[WHAT TO WORK ON] Which of the lines below contain the string "emit"? Pull each one out of the data.

[DATA LISTING]
*** Begin section ***

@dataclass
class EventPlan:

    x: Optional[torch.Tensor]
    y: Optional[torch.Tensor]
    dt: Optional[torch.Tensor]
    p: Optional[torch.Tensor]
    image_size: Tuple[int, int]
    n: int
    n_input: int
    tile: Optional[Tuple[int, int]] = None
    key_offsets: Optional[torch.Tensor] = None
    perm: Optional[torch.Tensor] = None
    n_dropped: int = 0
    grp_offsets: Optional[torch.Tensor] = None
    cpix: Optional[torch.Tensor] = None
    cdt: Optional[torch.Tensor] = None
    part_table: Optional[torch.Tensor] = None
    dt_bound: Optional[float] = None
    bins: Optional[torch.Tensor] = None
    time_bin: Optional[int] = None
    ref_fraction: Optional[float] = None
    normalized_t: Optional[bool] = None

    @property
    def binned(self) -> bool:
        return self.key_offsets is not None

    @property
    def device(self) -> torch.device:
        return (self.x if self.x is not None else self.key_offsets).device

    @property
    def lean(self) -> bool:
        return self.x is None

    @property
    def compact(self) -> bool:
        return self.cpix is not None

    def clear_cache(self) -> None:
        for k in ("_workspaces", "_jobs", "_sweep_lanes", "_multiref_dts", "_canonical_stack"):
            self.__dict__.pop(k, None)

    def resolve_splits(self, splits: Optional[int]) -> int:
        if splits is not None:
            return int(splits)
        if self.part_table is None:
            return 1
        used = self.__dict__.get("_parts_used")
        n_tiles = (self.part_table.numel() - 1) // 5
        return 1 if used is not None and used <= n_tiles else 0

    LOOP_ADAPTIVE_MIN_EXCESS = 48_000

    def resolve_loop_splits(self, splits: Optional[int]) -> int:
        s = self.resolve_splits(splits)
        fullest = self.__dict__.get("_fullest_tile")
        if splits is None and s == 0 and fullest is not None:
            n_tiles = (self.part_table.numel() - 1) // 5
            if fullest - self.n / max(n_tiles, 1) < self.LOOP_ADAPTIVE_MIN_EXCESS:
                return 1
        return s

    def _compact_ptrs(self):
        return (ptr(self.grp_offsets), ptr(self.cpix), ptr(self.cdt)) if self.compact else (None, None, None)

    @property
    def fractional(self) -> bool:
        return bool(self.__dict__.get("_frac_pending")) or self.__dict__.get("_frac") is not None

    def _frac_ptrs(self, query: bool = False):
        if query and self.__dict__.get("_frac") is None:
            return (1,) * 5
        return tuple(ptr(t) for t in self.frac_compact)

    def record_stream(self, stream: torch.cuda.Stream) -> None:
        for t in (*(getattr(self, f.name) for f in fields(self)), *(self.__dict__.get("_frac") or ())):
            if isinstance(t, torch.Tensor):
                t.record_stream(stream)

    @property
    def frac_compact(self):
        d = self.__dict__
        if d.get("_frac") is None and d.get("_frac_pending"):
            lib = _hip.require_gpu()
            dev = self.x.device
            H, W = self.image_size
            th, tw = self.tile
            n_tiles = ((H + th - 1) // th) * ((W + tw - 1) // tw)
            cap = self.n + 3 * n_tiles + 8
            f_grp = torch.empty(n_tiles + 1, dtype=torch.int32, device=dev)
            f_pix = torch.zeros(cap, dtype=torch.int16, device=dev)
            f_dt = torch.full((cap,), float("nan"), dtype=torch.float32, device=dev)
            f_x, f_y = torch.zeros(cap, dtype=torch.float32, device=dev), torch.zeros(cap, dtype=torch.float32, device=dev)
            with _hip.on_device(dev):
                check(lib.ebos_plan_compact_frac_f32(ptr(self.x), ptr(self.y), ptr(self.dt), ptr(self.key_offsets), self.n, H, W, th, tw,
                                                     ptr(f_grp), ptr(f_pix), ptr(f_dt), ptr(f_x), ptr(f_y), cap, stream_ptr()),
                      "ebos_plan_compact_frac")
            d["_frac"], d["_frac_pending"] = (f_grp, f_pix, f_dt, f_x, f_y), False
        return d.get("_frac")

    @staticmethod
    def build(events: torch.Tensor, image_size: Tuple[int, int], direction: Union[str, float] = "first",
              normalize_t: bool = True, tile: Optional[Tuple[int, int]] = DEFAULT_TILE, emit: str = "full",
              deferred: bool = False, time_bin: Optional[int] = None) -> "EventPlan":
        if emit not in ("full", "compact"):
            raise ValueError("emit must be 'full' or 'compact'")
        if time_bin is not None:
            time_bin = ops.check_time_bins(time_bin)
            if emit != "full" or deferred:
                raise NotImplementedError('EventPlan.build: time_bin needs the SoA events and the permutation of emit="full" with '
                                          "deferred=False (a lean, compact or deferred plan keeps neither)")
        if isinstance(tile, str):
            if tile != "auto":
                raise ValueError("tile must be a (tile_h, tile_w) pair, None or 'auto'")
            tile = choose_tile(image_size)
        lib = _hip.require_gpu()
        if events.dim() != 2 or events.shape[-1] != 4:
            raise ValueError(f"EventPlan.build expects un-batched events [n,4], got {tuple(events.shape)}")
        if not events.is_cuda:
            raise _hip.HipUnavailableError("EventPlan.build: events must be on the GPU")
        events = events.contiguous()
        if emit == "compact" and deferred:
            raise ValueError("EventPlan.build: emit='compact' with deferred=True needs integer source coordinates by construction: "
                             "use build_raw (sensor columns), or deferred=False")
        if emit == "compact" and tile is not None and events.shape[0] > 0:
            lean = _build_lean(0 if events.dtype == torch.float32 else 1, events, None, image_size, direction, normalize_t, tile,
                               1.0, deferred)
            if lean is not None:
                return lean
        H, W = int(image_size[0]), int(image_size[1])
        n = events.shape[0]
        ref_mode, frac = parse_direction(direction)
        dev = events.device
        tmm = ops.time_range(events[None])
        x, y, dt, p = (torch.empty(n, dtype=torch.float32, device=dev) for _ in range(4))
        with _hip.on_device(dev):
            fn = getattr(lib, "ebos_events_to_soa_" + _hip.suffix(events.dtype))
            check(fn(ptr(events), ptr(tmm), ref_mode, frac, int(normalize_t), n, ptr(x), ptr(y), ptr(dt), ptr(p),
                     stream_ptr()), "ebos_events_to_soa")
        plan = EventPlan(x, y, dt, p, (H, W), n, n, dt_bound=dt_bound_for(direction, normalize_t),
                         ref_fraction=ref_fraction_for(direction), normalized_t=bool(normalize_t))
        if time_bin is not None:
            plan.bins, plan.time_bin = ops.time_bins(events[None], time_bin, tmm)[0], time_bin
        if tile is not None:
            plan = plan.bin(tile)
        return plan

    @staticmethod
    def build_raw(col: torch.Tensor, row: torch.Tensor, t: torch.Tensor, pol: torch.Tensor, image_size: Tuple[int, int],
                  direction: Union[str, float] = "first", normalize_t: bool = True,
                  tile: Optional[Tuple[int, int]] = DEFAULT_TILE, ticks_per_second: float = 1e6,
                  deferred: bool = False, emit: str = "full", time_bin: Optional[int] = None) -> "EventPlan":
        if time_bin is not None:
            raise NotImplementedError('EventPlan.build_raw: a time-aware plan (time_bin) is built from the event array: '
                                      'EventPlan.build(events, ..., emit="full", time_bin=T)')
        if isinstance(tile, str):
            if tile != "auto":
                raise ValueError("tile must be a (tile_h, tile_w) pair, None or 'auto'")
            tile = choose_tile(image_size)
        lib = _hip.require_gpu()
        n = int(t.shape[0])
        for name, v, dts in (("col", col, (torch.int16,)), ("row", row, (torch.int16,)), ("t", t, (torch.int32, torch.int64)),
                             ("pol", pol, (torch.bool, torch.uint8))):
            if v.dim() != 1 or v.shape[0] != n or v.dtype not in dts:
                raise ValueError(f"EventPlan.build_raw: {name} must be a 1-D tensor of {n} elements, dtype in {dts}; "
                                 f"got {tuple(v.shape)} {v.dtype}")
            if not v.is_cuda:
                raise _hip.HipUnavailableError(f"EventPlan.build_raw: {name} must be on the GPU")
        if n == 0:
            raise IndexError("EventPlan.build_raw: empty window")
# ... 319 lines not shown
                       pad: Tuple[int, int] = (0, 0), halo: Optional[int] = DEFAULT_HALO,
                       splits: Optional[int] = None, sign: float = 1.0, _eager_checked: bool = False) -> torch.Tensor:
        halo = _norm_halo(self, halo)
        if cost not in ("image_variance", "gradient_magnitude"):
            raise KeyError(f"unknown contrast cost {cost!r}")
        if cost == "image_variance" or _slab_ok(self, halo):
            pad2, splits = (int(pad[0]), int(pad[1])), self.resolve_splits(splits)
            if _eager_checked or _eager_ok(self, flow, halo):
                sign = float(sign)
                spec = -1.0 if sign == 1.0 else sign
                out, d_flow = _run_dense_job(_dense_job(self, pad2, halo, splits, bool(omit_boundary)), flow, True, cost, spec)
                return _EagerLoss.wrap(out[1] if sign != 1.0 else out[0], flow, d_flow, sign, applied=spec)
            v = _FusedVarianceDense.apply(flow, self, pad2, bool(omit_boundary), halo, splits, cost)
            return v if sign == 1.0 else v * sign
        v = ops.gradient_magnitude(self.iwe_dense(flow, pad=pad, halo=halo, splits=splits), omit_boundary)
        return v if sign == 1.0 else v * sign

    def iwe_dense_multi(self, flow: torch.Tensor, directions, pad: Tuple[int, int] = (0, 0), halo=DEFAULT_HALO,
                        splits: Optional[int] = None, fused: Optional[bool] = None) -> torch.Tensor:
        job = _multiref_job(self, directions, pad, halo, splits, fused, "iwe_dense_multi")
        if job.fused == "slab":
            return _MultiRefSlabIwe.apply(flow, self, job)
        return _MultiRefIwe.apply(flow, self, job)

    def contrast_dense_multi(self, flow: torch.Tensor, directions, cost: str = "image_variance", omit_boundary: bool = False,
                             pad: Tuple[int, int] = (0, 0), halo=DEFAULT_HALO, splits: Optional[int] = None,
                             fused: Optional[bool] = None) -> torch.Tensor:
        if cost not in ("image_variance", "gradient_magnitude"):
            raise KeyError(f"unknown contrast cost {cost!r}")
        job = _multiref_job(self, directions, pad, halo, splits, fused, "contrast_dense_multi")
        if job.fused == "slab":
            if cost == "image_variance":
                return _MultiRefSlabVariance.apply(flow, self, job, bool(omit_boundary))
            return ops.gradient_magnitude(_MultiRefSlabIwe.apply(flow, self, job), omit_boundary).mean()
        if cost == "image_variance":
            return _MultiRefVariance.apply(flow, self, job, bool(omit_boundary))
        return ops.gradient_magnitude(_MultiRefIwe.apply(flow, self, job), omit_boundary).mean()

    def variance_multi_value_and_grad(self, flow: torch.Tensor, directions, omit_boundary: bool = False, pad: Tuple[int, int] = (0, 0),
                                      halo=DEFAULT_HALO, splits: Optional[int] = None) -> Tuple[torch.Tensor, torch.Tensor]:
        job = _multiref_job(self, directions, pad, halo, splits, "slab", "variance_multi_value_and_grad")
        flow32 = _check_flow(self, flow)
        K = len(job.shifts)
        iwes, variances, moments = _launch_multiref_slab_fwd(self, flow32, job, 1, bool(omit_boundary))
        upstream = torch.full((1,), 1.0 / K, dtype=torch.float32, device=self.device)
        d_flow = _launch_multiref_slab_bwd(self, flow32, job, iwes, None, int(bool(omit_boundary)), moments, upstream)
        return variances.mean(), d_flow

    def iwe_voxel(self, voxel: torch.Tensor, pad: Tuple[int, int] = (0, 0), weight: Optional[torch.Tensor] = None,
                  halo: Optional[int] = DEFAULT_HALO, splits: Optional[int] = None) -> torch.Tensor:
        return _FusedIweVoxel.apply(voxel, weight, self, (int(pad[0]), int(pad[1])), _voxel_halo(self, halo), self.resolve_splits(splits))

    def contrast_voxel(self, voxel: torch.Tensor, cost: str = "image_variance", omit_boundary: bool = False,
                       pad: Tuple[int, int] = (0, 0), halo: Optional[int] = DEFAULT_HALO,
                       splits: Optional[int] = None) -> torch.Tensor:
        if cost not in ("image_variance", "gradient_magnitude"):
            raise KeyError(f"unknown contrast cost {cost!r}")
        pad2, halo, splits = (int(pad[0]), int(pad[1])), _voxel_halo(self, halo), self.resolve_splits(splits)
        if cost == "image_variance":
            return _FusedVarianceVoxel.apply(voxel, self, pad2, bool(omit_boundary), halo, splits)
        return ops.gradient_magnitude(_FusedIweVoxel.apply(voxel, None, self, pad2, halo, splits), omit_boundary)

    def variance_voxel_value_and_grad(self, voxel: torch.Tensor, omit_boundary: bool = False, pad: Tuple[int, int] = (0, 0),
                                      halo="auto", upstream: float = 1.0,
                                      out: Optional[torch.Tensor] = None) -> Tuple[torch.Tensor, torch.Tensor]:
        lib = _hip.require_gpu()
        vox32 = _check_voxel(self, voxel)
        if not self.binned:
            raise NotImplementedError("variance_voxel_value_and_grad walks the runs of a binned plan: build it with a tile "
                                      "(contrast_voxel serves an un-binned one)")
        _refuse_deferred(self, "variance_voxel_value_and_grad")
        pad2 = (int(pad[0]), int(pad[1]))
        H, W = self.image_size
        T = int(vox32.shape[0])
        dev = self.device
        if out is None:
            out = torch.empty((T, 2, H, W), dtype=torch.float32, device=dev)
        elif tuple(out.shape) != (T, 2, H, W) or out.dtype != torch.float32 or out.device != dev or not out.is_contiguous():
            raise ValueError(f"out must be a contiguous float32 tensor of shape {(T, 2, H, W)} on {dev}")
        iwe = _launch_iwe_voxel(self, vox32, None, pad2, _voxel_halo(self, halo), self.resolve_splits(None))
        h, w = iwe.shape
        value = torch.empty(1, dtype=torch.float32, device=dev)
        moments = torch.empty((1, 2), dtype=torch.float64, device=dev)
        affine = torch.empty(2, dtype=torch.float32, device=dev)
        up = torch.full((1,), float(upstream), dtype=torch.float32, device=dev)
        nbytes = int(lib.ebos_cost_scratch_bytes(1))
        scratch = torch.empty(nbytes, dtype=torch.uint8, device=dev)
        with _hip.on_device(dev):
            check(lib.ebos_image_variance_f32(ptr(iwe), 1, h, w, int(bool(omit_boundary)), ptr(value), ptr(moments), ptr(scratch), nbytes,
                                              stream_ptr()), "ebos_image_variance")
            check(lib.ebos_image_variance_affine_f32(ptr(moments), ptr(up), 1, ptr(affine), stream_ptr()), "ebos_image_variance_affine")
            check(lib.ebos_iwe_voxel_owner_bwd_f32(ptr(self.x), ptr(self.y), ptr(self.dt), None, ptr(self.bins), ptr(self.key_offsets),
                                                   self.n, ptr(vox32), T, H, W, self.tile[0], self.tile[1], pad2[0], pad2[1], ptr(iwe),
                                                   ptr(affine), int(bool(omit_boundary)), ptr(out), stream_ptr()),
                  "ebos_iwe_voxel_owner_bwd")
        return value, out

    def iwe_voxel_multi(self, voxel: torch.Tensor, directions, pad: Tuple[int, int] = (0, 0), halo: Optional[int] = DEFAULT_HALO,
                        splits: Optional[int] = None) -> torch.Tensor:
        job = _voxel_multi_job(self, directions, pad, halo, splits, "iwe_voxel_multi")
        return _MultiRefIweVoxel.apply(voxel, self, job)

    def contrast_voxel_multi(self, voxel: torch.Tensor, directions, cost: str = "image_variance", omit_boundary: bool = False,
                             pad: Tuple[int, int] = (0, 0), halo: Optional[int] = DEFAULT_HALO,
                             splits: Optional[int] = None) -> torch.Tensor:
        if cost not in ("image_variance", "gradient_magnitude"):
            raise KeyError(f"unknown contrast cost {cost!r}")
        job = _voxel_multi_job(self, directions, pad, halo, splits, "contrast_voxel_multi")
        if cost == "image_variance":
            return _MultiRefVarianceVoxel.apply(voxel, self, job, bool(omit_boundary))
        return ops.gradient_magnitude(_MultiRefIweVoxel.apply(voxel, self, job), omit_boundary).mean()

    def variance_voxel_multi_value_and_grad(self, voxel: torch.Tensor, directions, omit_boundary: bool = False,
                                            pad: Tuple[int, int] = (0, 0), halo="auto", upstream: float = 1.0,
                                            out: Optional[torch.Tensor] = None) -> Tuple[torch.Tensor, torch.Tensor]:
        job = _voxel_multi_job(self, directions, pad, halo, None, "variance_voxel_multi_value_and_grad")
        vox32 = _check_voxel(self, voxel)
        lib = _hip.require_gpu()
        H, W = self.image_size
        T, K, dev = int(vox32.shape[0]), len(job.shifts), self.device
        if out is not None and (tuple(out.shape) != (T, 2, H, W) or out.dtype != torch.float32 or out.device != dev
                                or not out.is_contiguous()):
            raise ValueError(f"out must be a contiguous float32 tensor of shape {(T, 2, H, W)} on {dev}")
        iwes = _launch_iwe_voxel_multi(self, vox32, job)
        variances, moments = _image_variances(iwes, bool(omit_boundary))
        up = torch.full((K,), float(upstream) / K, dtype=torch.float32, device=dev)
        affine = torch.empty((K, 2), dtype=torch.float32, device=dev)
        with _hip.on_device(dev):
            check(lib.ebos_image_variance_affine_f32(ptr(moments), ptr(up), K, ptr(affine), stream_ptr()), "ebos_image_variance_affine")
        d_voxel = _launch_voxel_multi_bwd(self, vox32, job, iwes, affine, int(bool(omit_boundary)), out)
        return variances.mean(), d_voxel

*** End section ***

[WRITTEN ANSWER]
              normalize_t: bool = True, tile: Optional[Tuple[int, int]] = DEFAULT_TILE, emit: str = "full",
        if emit not in ("full", "compact"):
            raise ValueError("emit must be 'full' or 'compact'")
            if emit != "full" or deferred:
                raise NotImplementedError('EventPlan.build: time_bin needs the SoA events and the permutation of emit="full" with '
        if emit == "compact" and deferred:
            raise ValueError("EventPlan.build: emit='compact' with deferred=True needs integer source coordinates by construction: "
        if emit == "compact" and tile is not None and events.shape[0] > 0:
                  deferred: bool = False, emit: str = "full", time_bin: Optional[int] = None) -> "EventPlan":
                                      'EventPlan.build(events, ..., emit="full", time_bin=T)')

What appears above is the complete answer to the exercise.